#### [THE PROBLEM]
Exactly as written, copy the lines of the data below from the first through the one containing "col = lane & 31;".

#### [WORKING DATA]
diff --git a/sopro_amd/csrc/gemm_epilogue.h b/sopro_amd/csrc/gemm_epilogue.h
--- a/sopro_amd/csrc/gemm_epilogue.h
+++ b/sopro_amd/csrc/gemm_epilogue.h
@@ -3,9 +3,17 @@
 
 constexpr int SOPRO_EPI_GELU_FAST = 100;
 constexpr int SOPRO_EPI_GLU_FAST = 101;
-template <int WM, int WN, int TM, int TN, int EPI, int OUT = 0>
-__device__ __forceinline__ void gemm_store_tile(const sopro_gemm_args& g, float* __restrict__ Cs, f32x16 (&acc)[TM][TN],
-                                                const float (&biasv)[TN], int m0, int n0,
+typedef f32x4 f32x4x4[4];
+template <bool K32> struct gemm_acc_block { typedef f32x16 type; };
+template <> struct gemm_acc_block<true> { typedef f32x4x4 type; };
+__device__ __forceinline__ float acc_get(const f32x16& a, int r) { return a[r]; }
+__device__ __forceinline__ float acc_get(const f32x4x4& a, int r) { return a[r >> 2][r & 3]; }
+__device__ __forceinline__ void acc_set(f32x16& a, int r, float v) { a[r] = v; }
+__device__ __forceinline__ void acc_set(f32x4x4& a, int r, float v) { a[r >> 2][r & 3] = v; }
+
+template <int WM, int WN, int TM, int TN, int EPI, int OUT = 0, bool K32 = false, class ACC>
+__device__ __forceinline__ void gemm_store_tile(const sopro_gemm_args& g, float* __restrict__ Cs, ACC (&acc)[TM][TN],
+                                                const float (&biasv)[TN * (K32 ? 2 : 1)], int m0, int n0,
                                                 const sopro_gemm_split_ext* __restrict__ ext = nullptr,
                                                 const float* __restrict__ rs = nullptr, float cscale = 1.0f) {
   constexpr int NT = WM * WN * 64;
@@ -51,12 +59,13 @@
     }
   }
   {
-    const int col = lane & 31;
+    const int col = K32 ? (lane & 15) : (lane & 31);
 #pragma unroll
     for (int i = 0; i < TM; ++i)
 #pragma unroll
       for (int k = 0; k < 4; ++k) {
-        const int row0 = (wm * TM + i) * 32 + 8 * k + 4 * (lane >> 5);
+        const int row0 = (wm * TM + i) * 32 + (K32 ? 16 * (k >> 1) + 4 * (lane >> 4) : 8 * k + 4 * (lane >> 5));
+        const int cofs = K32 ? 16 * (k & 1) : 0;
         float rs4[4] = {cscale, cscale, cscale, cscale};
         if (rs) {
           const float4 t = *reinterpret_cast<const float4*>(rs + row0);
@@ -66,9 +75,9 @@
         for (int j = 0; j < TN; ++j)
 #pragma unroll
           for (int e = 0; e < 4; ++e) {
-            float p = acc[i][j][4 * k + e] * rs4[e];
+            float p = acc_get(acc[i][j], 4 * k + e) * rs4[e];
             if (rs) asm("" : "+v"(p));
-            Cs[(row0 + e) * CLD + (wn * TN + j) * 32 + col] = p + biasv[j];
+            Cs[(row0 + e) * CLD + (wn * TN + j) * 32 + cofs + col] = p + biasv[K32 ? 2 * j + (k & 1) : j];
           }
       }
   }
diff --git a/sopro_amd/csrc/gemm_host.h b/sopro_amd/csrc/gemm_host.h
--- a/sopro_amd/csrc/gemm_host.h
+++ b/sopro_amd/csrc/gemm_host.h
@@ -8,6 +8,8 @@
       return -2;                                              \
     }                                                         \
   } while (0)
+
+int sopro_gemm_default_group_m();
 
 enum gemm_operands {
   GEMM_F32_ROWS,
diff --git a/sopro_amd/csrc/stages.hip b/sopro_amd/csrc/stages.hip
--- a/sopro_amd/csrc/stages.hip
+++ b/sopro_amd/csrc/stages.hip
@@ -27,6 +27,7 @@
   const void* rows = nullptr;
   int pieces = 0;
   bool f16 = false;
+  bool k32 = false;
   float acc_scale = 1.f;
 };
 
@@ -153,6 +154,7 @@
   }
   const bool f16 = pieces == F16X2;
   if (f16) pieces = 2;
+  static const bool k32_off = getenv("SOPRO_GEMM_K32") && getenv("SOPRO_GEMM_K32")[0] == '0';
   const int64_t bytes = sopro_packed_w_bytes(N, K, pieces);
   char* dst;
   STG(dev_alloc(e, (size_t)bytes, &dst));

#### [SOLVED EXERCISE]
diff --git a/sopro_amd/csrc/gemm_epilogue.h b/sopro_amd/csrc/gemm_epilogue.h
--- a/sopro_amd/csrc/gemm_epilogue.h
+++ b/sopro_amd/csrc/gemm_epilogue.h
@@ -3,9 +3,17 @@
 
 constexpr int SOPRO_EPI_GELU_FAST = 100;
 constexpr int SOPRO_EPI_GLU_FAST = 101;
-template <int WM, int WN, int TM, int TN, int EPI, int OUT = 0>
-__device__ __forceinline__ void gemm_store_tile(const sopro_gemm_args& g, float* __restrict__ Cs, f32x16 (&acc)[TM][TN],
-                                                const float (&biasv)[TN], int m0, int n0,
+typedef f32x4 f32x4x4[4];
+template <bool K32> struct gemm_acc_block { typedef f32x16 type; };
+template <> struct gemm_acc_block<true> { typedef f32x4x4 type; };
+__device__ __forceinline__ float acc_get(const f32x16& a, int r) { return a[r]; }
+__device__ __forceinline__ float acc_get(const f32x4x4& a, int r) { return a[r >> 2][r & 3]; }
+__device__ __forceinline__ void acc_set(f32x16& a, int r, float v) { a[r] = v; }
+__device__ __forceinline__ void acc_set(f32x4x4& a, int r, float v) { a[r >> 2][r & 3] = v; }
+
+template <int WM, int WN, int TM, int TN, int EPI, int OUT = 0, bool K32 = false, class ACC>
+__device__ __forceinline__ void gemm_store_tile(const sopro_gemm_args& g, float* __restrict__ Cs, ACC (&acc)[TM][TN],
+                                                const float (&biasv)[TN * (K32 ? 2 : 1)], int m0, int n0,
                                                 const sopro_gemm_split_ext* __restrict__ ext = nullptr,
                                                 const float* __restrict__ rs = nullptr, float cscale = 1.0f) {
   constexpr int NT = WM * WN * 64;
@@ -51,12 +59,13 @@
     }
   }
   {
-    const int col = lane & 31;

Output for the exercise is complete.